Task details
The expected response is a copy of every line in the entries below that includes the word "select".

Collected data entries
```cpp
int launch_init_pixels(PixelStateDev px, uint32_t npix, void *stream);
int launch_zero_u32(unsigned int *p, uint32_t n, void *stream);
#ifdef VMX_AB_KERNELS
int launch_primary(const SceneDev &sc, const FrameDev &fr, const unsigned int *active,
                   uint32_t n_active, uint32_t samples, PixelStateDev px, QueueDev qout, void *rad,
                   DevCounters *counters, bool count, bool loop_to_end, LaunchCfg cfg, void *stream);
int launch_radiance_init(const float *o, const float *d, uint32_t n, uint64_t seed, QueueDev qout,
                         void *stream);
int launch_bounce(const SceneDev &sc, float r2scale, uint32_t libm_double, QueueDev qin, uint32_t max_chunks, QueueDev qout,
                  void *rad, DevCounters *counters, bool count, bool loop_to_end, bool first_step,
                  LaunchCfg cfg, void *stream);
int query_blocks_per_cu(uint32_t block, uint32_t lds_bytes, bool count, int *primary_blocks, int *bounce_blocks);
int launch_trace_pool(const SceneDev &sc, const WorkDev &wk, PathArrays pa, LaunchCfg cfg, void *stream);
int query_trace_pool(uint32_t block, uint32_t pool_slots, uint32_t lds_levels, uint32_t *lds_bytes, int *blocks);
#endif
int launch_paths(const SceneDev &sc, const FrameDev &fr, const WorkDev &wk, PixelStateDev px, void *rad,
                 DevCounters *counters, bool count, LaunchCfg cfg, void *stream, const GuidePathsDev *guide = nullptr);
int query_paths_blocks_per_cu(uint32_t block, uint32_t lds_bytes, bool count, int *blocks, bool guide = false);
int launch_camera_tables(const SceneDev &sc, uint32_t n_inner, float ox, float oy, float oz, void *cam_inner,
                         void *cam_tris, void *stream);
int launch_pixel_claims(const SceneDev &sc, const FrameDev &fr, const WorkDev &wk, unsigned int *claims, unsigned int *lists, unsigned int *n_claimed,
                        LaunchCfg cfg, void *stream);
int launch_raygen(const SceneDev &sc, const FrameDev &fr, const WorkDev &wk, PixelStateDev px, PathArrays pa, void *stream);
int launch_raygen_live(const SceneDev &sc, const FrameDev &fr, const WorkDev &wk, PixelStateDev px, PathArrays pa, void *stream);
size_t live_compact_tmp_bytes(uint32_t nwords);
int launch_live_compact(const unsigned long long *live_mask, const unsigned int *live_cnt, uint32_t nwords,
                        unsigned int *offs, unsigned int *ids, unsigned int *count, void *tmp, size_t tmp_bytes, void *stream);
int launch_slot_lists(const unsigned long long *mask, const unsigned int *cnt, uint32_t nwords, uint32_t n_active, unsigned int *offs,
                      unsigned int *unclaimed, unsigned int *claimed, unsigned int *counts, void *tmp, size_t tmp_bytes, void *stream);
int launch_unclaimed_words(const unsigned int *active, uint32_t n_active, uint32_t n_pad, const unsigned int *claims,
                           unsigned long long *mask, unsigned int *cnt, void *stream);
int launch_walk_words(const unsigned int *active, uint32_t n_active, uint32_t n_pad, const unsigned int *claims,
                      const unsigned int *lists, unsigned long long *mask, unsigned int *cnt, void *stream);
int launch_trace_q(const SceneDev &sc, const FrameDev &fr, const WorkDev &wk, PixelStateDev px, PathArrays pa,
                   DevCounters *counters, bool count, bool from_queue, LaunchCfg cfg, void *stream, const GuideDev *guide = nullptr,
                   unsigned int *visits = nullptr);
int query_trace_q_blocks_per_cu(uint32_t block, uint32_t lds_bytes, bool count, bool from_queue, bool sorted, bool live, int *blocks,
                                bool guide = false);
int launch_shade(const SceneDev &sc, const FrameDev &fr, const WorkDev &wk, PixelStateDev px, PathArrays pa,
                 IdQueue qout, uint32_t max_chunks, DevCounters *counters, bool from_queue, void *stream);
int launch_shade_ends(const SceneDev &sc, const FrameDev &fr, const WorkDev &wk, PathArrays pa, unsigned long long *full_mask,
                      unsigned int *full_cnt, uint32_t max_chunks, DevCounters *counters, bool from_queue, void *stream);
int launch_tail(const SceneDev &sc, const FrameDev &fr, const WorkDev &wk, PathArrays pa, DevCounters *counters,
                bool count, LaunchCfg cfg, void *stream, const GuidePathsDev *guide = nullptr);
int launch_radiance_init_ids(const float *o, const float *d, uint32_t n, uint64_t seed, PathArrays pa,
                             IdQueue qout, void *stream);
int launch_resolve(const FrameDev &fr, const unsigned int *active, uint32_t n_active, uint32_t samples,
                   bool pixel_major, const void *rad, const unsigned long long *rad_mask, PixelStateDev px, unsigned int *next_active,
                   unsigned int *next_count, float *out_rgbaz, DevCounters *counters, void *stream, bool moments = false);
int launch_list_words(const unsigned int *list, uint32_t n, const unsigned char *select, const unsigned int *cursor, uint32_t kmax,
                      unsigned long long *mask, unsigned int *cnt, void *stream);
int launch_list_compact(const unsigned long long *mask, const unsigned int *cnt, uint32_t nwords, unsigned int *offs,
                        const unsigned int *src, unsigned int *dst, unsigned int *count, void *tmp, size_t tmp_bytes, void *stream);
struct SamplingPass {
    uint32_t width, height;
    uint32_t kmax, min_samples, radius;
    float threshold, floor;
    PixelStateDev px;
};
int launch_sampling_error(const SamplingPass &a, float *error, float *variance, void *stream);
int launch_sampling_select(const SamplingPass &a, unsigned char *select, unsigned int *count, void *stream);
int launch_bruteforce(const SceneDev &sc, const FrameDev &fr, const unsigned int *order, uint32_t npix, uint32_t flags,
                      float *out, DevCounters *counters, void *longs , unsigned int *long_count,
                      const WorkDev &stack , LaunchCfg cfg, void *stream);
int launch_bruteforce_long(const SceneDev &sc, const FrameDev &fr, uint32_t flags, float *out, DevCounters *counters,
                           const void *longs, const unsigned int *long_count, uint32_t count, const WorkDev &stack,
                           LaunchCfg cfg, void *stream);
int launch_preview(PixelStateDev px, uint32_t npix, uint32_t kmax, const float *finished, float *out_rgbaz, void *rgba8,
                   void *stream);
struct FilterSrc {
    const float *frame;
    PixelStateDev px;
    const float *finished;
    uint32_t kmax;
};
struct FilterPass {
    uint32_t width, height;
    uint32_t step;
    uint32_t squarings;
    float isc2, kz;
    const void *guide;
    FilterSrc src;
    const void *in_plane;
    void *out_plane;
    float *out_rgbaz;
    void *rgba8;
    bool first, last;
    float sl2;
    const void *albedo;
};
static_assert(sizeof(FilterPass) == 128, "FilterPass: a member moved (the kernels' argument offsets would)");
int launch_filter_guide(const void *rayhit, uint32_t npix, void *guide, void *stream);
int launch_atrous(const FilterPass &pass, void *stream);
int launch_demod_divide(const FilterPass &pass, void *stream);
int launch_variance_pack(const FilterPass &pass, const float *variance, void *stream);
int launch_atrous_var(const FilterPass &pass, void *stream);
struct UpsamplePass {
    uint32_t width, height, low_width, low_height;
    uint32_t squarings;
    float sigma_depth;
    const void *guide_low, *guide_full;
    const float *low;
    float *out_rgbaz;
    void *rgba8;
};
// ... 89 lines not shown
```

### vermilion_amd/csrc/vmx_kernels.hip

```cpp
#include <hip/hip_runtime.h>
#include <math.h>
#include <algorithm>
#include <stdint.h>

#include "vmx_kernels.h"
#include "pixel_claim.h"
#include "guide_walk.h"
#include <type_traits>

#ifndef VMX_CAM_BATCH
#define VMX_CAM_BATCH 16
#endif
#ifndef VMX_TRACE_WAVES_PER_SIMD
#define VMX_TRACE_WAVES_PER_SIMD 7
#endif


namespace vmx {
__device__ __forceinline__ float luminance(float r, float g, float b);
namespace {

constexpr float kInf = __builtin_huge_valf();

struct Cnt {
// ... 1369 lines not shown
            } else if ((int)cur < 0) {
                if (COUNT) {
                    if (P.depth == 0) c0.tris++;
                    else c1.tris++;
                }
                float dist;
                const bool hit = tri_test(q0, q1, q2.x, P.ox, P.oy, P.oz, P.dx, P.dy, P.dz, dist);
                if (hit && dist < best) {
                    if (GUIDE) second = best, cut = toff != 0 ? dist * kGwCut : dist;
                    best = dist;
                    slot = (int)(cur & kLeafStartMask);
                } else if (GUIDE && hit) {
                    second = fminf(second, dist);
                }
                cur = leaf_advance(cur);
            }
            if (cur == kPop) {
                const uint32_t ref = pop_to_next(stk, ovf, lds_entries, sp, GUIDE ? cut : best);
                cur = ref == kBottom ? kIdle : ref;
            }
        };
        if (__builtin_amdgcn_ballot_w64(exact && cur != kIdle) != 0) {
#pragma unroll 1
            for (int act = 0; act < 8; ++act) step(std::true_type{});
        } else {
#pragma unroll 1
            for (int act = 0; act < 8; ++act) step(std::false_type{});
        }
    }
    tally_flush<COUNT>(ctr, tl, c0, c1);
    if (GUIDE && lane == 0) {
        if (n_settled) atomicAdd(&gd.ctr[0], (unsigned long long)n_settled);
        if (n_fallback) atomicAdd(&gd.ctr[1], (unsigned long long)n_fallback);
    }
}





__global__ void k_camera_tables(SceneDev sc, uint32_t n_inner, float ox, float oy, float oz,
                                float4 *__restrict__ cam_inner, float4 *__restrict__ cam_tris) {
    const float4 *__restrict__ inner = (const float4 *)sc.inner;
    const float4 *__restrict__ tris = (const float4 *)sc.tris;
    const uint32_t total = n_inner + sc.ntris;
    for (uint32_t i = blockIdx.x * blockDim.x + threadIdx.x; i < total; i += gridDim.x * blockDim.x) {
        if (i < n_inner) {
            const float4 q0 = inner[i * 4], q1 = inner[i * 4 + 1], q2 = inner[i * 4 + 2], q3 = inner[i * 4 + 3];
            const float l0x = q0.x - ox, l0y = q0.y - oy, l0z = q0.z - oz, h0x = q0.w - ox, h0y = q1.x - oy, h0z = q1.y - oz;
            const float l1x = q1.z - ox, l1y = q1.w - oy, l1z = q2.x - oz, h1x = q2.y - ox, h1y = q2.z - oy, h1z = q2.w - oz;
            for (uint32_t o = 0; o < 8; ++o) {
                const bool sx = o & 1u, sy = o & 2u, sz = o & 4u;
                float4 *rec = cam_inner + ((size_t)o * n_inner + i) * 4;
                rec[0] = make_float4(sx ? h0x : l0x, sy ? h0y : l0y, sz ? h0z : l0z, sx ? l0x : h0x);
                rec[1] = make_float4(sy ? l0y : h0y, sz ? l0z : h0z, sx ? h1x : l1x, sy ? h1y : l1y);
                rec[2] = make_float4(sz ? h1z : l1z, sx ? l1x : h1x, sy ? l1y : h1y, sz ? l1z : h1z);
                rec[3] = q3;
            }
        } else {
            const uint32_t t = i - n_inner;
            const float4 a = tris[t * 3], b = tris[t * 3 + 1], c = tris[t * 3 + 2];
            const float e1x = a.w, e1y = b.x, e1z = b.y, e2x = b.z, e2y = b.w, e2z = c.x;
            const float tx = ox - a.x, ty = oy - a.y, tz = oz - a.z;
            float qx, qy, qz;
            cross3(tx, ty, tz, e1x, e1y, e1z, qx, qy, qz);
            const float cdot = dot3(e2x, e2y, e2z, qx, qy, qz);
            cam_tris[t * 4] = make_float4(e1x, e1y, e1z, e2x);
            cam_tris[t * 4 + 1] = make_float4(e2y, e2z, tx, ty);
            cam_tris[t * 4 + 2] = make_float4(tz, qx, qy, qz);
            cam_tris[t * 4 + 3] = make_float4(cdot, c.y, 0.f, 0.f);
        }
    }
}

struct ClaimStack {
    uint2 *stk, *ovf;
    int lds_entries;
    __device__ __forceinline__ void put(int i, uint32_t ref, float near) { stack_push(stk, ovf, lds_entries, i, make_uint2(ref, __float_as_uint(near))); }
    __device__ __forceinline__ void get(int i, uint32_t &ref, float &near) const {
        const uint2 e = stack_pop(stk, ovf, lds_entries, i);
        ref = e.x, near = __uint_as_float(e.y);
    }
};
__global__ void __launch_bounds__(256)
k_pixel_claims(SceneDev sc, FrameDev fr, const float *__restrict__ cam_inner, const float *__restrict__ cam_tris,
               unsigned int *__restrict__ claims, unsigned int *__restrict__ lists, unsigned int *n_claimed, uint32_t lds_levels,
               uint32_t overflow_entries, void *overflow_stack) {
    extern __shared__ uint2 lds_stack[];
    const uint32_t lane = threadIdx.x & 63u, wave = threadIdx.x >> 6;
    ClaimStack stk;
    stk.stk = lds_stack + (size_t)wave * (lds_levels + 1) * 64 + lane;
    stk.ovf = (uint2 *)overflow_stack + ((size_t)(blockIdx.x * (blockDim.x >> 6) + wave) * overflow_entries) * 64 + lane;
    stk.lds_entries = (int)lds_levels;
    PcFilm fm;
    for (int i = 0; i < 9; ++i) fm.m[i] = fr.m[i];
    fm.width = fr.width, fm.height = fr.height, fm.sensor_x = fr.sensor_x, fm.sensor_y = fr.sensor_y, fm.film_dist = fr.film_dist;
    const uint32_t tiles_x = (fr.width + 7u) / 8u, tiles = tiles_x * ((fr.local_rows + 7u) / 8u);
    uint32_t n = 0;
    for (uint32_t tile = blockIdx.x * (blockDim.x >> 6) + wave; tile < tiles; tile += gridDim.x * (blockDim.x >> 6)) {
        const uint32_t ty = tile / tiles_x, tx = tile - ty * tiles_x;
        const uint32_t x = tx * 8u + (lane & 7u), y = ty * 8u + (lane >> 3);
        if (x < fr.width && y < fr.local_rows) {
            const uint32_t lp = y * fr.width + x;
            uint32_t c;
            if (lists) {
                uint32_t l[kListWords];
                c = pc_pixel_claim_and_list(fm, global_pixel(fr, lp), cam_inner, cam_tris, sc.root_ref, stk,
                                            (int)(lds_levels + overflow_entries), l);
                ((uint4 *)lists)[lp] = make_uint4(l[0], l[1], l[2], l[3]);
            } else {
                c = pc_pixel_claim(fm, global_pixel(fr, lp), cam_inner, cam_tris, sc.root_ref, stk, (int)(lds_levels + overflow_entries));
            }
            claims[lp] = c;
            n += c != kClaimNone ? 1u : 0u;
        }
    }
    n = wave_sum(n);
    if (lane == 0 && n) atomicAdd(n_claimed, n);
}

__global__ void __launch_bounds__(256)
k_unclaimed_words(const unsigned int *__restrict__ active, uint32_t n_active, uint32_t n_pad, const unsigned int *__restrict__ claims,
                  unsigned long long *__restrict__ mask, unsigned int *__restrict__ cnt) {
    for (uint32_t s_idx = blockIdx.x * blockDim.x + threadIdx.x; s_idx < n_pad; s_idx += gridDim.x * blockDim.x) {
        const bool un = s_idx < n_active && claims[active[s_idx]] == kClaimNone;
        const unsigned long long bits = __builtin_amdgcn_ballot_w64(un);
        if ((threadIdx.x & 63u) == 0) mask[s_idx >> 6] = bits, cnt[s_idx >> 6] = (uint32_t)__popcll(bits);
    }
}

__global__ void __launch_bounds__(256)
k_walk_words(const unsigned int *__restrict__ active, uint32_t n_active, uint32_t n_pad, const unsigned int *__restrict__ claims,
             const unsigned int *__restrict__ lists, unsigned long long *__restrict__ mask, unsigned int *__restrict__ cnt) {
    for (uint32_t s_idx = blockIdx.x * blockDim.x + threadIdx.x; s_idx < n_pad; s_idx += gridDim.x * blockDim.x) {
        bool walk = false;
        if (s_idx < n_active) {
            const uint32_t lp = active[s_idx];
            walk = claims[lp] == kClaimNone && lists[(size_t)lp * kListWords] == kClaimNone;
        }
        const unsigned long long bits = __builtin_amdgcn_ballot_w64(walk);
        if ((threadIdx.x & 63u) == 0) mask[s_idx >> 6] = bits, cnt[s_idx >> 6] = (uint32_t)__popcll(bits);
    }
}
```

Task result
int launch_list_words(const unsigned int *list, uint32_t n, const unsigned char *select, const unsigned int *cursor, uint32_t kmax,
int launch_sampling_select(const SamplingPass &a, unsigned char *select, unsigned int *count, void *stream);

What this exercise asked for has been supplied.